Below are some records; state how many of their lines contain the word "newref", and add nothing.
[[ Input for this task, beginning ]]
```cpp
template <int NM>
__global__ __launch_bounds__(256) void kmeans_refine_q3_kernel(
    const RefineTable tbl, int d, int ldx, const float* __restrict__ C32, int k,
    const int32_t* __restrict__ nbr_idx, const float* __restrict__ nbr_dist, int L,
    const uint32_t* __restrict__ q2count, const ExactQ2* __restrict__ q2, long cap2,
    unsigned long long* __restrict__ sstats, int nstats) {
  const int tid = threadIdx.x, lane = tid & 63;
  const int grp = lane / kRefineGroup, sub = lane % kRefineGroup;
  __shared__ unsigned long long cnt[3];
  if (tid < 3) cnt[tid] = 0;
  __syncthreads();
  uint32_t c2[kQShards];
  uint32_t total = 0;
#pragma unroll
  for (int j = 0; j < kQShards; ++j) {
    c2[j] = q2count[j];
    total += c2[j];
  }
  const uint32_t nwaves = gridDim.x * 4;
  const uint32_t gw = blockIdx.x * 4 + (tid >> 6);
  for (uint32_t base = gw * 4; base < total; base += nwaves * 4) {
    const uint32_t idx = base + grp;
    const bool have = idx < total;
    const ExactQ2 q = q2[shard_slot(c2, cap2, have ? idx : base)];
    int32_t* lab = tbl.labels[q.split];
    const int b0 = lab[q.row];
    double xv[8 * NM];
    {
      float xf[8 * NM];
      load_row8<NM>(tbl.x32[q.split] + (size_t)q.row * ldx, d, sub, xf);
#pragma unroll
      for (int i = 0; i < 8 * NM; ++i) xv[i] = (double)xf[i];
    }
    const int w0 = q.w;
    int w = w0;
    double dw;
    {
      const float* c0p[1] = {C32 + (size_t)w0 * d};
      double d0[1];
      rows_dist2<NM, 1>(xv, c0p, d, sub, d0);
      dw = d0[0];
    }
    const double r0 = sqrt(dw);
    bool done = false;
    const int32_t* ni = nbr_idx + (size_t)w0 * L;
    const float* nd = nbr_dist + (size_t)w0 * L;
    const float* cw0 = C32 + (size_t)w0 * d;
    int evals = 0;
    for (int jj = 0; jj < L; jj += kElkanStep) {
      const double lim = (r0 + sqrt(dw)) * (1.0 + 0x1p-40);
      if ((double)nd[jj] > lim) {
        done = true;
        break;
      }
      int jv[kElkanStep];
      const float* cp[kElkanStep];
#pragma unroll
      for (int v = 0; v < kElkanStep; ++v) {
        const bool ok = jj + v < L && (double)nd[jj + v] <= lim;
        jv[v] = ok ? ni[jj + v] : -1;
        cp[v] = ok ? C32 + (size_t)jv[v] * d : cw0;
      }
      double dj[kElkanStep];
      rows_dist2<NM, kElkanStep>(xv, cp, d, sub, dj);
      evals += kElkanStep;
#pragma unroll
      for (int v = 0; v < kElkanStep; ++v)
        if (jv[v] >= 0 && (dj[v] < dw || (dj[v] == dw && jv[v] < w))) { w = jv[v]; dw = dj[v]; }
    }
    const bool full = !done && L < k;
    if (full) {
      for (int j = 0; j < k; j += 4) {
        const float* cp[4];
#pragma unroll
        for (int v = 0; v < 4; ++v) cp[v] = C32 + (size_t)(j + v < k ? j + v : j) * d;
        double dj[4];
        rows_dist2<NM, 4>(xv, cp, d, sub, dj);
#pragma unroll
        for (int v = 0; v < 4; ++v)
          if (j + v < k && (dj[v] < dw || (dj[v] == dw && j + v < w))) { w = j + v; dw = dj[v]; }
      }
    }
    if (have && sub == 0) {
      atomicAdd(&cnt[1], (unsigned long long)evals);
      if (full) atomicAdd(&cnt[2], 1ull);
      if (w != b0) atomicAdd(&cnt[0], 1ull);
      lab[q.row] = w;
    }
  }
  __syncthreads();
  const int sh = blockIdx.x % (kQShards / 2);
  if (tid == 0 && cnt[0]) atomicAdd(sstats + 4 * sh + 1, cnt[0]);
  if (tid == 1 && cnt[1]) atomicAdd(sstats + 4 * sh + 3, cnt[1]);
  if (tid == 2 && cnt[2]) atomicAdd(sstats + 4 * (sh + kQShards / 2) + 3, cnt[2]);
}

__global__ void kmeans_refine_stats_kernel(const unsigned long long* __restrict__ ss,
                                           unsigned long long* __restrict__ stats, int nstats) {
  const int t = threadIdx.x;
  if (t >= 5 || (t >= 3 && nstats < 5)) return;
  unsigned long long v = 0;
  if (t < 3) {
    for (int j = 0; j < kQShards; ++j) v += ss[4 * j + t];
  } else {
    for (int j = 0; j < kQShards / 2; ++j) v += ss[4 * (j + (t - 3) * (kQShards / 2)) + 3];
  }
  if (v) stats[t] += v;
}

template <int D, bool F16>
// ... 908 lines not shown
    t.xbn2[i] = xbn2[i];
    t.xerr[i] = xerr[i];
    total += ns[i];
    nb += ceil_div(ns[i], 256 * kQ1Per);
  }
  t.blk[nsplit] = nb;
  t.total = total;
  const RefineLayout Ly = refine_layout(nsplit, ns);
  if (ws_bytes < (long)Ly.bytes) return (int)hipErrorInvalidValue;
  char* w = static_cast<char*>(ws);
  uint32_t* c1 = reinterpret_cast<uint32_t*>(w);
  HBMR_RETURN_IF_ERROR(hipMemsetAsync(c1, 0, kHdrClear, st));
  if (nb == 0) return 0;
  int tb = 0;
  while ((1 << tb) < k_pad / 32) ++tb;
  const double pack_rel = ldexp(1.0, 4 + tb - 23);
  hipLaunchKernelGGL(kmeans_refine_q1_grouped_kernel, dim3((unsigned)nb), dim3(256), 0, st, t, d,
                     k, cnorm, cmax, cerr, cerrmax, pack_rel, labels, cand, scores, margin, c1,
                     reinterpret_cast<ExactQ1*>(w + Ly.off1), Ly.cap1,
                     reinterpret_cast<unsigned long long*>(w + kStatsOff), dcc);
  return (int)hipGetLastError();
}

int hbmr_kmeans_refine_batch_finish(int nsplit, const long* ns, const float* const* x32,
                                    int32_t* const* labels, int d, int ldx, const float* C32,
                                    int k, int k_pad, const float* cmax, const float* cerrmax,
                                    const int32_t* nbr_idx, const float* nbr_dist, int L,
                                    unsigned long long* stats, int nstats, void* ws,
                                    long ws_bytes, hipStream_t st) {
  if (nsplit <= 0 || nsplit > kMaxGroup || d > ldx || d > kRefineMaxDp || d % 8 || ldx % 4 ||
      k <= 0 || k_pad < k || L < 1 || L > k || nstats < 3 || ((uintptr_t)C32 & 15) ||
      ((uintptr_t)ws & 255))
    return (int)hipErrorInvalidValue;
  const RefineLayout Ly = refine_layout(nsplit, ns);
  if (ws_bytes < (long)Ly.bytes) return (int)hipErrorInvalidValue;
  RefineTable tbl;
  std::memset(&tbl, 0, sizeof(tbl));
  tbl.nsplit = nsplit;
  for (int i = 0; i < nsplit; ++i) {
    if ((uintptr_t)x32[i] & 15) return (int)hipErrorInvalidValue;
    tbl.x32[i] = x32[i];
    tbl.labels[i] = labels[i];
  }
  int tb = 0;
  while ((1 << tb) < k_pad / 32) ++tb;
  const double pack_rel = ldexp(1.0, 4 + tb - 23);
  char* w = static_cast<char*>(ws);
  uint32_t* c1 = reinterpret_cast<uint32_t*>(w);
  uint32_t* c2 = c1 + kQShards;
  const ExactQ1* q1 = reinterpret_cast<const ExactQ1*>(w + Ly.off1);
  ExactQ2* q2 = reinterpret_cast<ExactQ2*>(w + Ly.off2);
  unsigned long long* ss = reinterpret_cast<unsigned long long*>(w + kStatsOff);
  const unsigned g3 = std::max(1u, Ly.g2);
  if (d <= 128) {
    hipLaunchKernelGGL(kmeans_refine_q2_kernel<1>, dim3(Ly.g2), dim3(256), 0, st, tbl, d, ldx,
                       C32, k, cmax, cerrmax, pack_rel, c1, q1, Ly.cap1, c2, q2, Ly.cap2, ss);
    HBMR_RETURN_IF_ERROR(hipGetLastError());
    hipLaunchKernelGGL(kmeans_refine_q3_kernel<1>, dim3(g3), dim3(256), 0, st, tbl, d, ldx, C32,
                       k, nbr_idx, nbr_dist, L, c2, q2, Ly.cap2, ss, nstats);
  } else {
    hipLaunchKernelGGL(kmeans_refine_q2_kernel<2>, dim3(Ly.g2), dim3(256), 0, st, tbl, d, ldx,
                       C32, k, cmax, cerrmax, pack_rel, c1, q1, Ly.cap1, c2, q2, Ly.cap2, ss);
    HBMR_RETURN_IF_ERROR(hipGetLastError());
    hipLaunchKernelGGL(kmeans_refine_q3_kernel<2>, dim3(g3), dim3(256), 0, st, tbl, d, ldx, C32,
                       k, nbr_idx, nbr_dist, L, c2, q2, Ly.cap2, ss, nstats);
  }
  HBMR_RETURN_IF_ERROR(hipGetLastError());
  hipLaunchKernelGGL(kmeans_refine_stats_kernel, dim3(1), dim3(64), 0, st, ss, stats, nstats);
  return (int)hipGetLastError();
}

}
```

Before: 9936.

## Write certified Elkan-style gap bounds from refine q2/q3 kernels for bounded reassignment

The exact refine q2 and q3 kernels now compute a conservative lower bound on the gap between each point's winning centroid distance and the second-best distance, and write it into per-split gap tensors. The bounded delta path uses these gaps by default (new refined config key, default on). Tighter gaps should let later iterations skip more points whose assignment cannot change. The cost is extra double-precision arithmetic and stores inside the refine kernels, and added tracking of second-best distances in q3. GapTable is used in the kernels but its definition is not shown.

```diff
diff --git a/hbmr/models/kmeans.py b/hbmr/models/kmeans.py
--- a/hbmr/models/kmeans.py
+++ b/hbmr/models/kmeans.py
@@ -29,6 +29,7 @@
 EXACT_MFMA_KEY = "hbmr.kmeans.exact.mfma"
 COMBINER_KEY = "hbmr.kmeans.combiner"
 BOUNDS_KEY = "hbmr.kmeans.exact.bounds"
+BOUNDS_REFINED_KEY = "hbmr.kmeans.exact.bounds.refined"
 
 _M32 = 0xFFFFFFFF
 
@@ -311,6 +312,7 @@
         self.exact_dtype = torch.bfloat16 if (conf.get(EXACT_MFMA_KEY) or "f16").lower() in (
             "bf16", "bfloat16") else torch.float16
         self.bounds = conf.get_boolean(BOUNDS_KEY, True)
+        self.bounds_refined = conf.get_boolean(BOUNDS_REFINED_KEY, True)
         self.combiner = (conf.get(COMBINER_KEY) or "delta").lower()
         if self.combiner not in ("delta", "sorted"):
             raise ValueError(f"{COMBINER_KEY} must be delta or sorted, not {self.combiner!r}")
@@ -572,7 +574,8 @@
                 nogap = [b for b in hb if b.gap is None]
                 km.assign_exact_batch([datas[i] for i in have], img, stats, lab, scratch,
                                       stream=ctx.stream, bounds=hb,
-                                      skipped=_exact_skipped(self.cin, ctx.device))
+                                      skipped=_exact_skipped(self.cin, ctx.device),
+                                      refined=self.bounds_refined)
                 grown = {id(b): b.gap.numel() * b.gap.element_size() for b in nogap}
             else:
                 km.assign_exact_batch([datas[i] for i in have], img, stats, lab, scratch,
diff --git a/hbmr/ops/_lib.py b/hbmr/ops/_lib.py
--- a/hbmr/ops/_lib.py
+++ b/hbmr/ops/_lib.py
@@ -73,6 +73,11 @@
                                                 c_int, c_void_p, c_int, c_int, c_void_p,
                                                 c_void_p, c_void_p, c_void_p, c_int, c_void_p,
                                                 c_int, c_void_p, c_long, c_void_p]),
+    "hbmr_kmeans_refine_batch_finish_gaps": (c_int, [c_int, c_void_p, c_void_p, c_void_p, c_int,
+                                                     c_int, c_void_p, c_int, c_int, c_void_p,
+                                                     c_void_p, c_void_p, c_void_p, c_int,
+                                                     c_void_p, c_int, c_void_p, c_long, c_void_p,
+                                                     c_void_p]),
     "hbmr_kmeans_accum_workspace_bytes": (c_long, [c_long, c_int]),
     "hbmr_kmeans_batch_workspace_bytes": (c_long, [c_long, c_int, c_int]),
     "hbmr_kmeans_map_batch": (c_int, [c_int, c_void_p, c_void_p, c_int, c_void_p, c_void_p, c_int,
diff --git a/hbmr/ops/kmeans.py b/hbmr/ops/kmeans.py
--- a/hbmr/ops/kmeans.py
+++ b/hbmr/ops/kmeans.py
@@ -348,7 +348,7 @@
             _ptr(self.ws), self.ws.numel(), int(i == 0), _ptr(self.pd), self.st)
         _lib.check(rc, "hbmr_kmeans_refine_batch_q1")
 
-    def finish(self):
+    def finish(self, gaps: list | None = None):
         B = len(self.splits)
         img = self.img
         _, cmax, _, cemax = self.norms
@@ -356,11 +356,21 @@
         xs = (ctypes.c_void_p * B)(*[sp.x32.data_ptr() for sp in self.splits])
         ls = (ctypes.c_void_p * B)(*[(lp.value if isinstance(lp, ctypes.c_void_p) else lp)
                                      for lp in self.labels])
-        rc = self.lib.hbmr_kmeans_refine_batch_finish(
-            B, self.ns, xs, ls, img.d, self.splits[0].x32.shape[1], _ptr(img.cen), img.k,
-            img.k_pad, _ptr(cmax), _ptr(cemax), _ptr(ni), _ptr(nd), L, _ptr(self.stats),
-            self.stats.numel(), _ptr(self.ws), self.ws.numel(), self.st)
-        _lib.check(rc, "hbmr_kmeans_refine_batch_finish")
+        args = (B, self.ns, xs, ls, img.d, self.splits[0].x32.shape[1], _ptr(img.cen), img.k,
+                img.k_pad, _ptr(cmax), _ptr(cemax), _ptr(ni), _ptr(nd), L, _ptr(self.stats),
+                self.stats.numel(), _ptr(self.ws), self.ws.numel(), self.st)
+        if gaps is None:
+            rc = self.lib.hbmr_kmeans_refine_batch_finish(*args)
+            _lib.check(rc, "hbmr_kmeans_refine_batch_finish")
+            return
+        if len(gaps) != B or any(g is not None and (g.dtype != torch.float32 or
+                                                    g.numel() != sp.shape[0] or
+                                                    not g.is_contiguous())
+                                 for g, sp in zip(gaps, self.splits)):
+            raise ValueError("gaps: one contiguous fp32 [n] tensor (or None) per split")
+        gs = (ctypes.c_void_p * B)(*[None if g is None else g.data_ptr() for g in gaps])
+        rc = self.lib.hbmr_kmeans_refine_batch_finish_gaps(*args, gs)
+        _lib.check(rc, "hbmr_kmeans_refine_batch_finish_gaps")
 
 
 def refine_f32(split: ExactSplit, img: CentroidImage, labels, cand, scores, margin,
@@ -413,7 +423,7 @@
 
 def assign_exact_batch(splits: list, img: CentroidImage, stats: torch.Tensor, out: torch.Tensor,
                        scratch: dict | None = None, stream=None, bounds: list | None = None,
-                       skipped: torch.Tensor | None = None) -> None:
+                       skipped: torch.Tensor | None = None, refined: bool = False) -> None:
     if not splits:
         return
     _check_refine_dim(img)
@@ -463,7 +473,7 @@
             off += _exact_group(group, img, stats, base + 4 * off, c16, ch, (cn, cmax, ce, cemax),
                                 dt, scratch, stream, lib, st,
                                 None if bounds is None else bounds[g0:g0 + MAX_REFINE_BATCH],
-                                skipped, newref)
+                                skipped, newref, refined)
             continue
         rb = _RefineBatch(group, img, stats, scratch, stream) if REFINE_VERSION >= 3 else None
         for i, sp in enumerate(group):
@@ -542,7 +552,7 @@
 
 
 def _exact_group(group, img, stats, labels_ptr, c16, ch, norms, dt, scratch, stream, lib, st,
-                 bases=None, skipped=None, newref=None):
+                 bases=None, skipped=None, newref=None, refined=False):
     B = len(group)
     ns = [sp.shape[0] for sp in group]
     N = sum(ns)
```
[[ Input for this task, end ]]
**Solved problem**. 4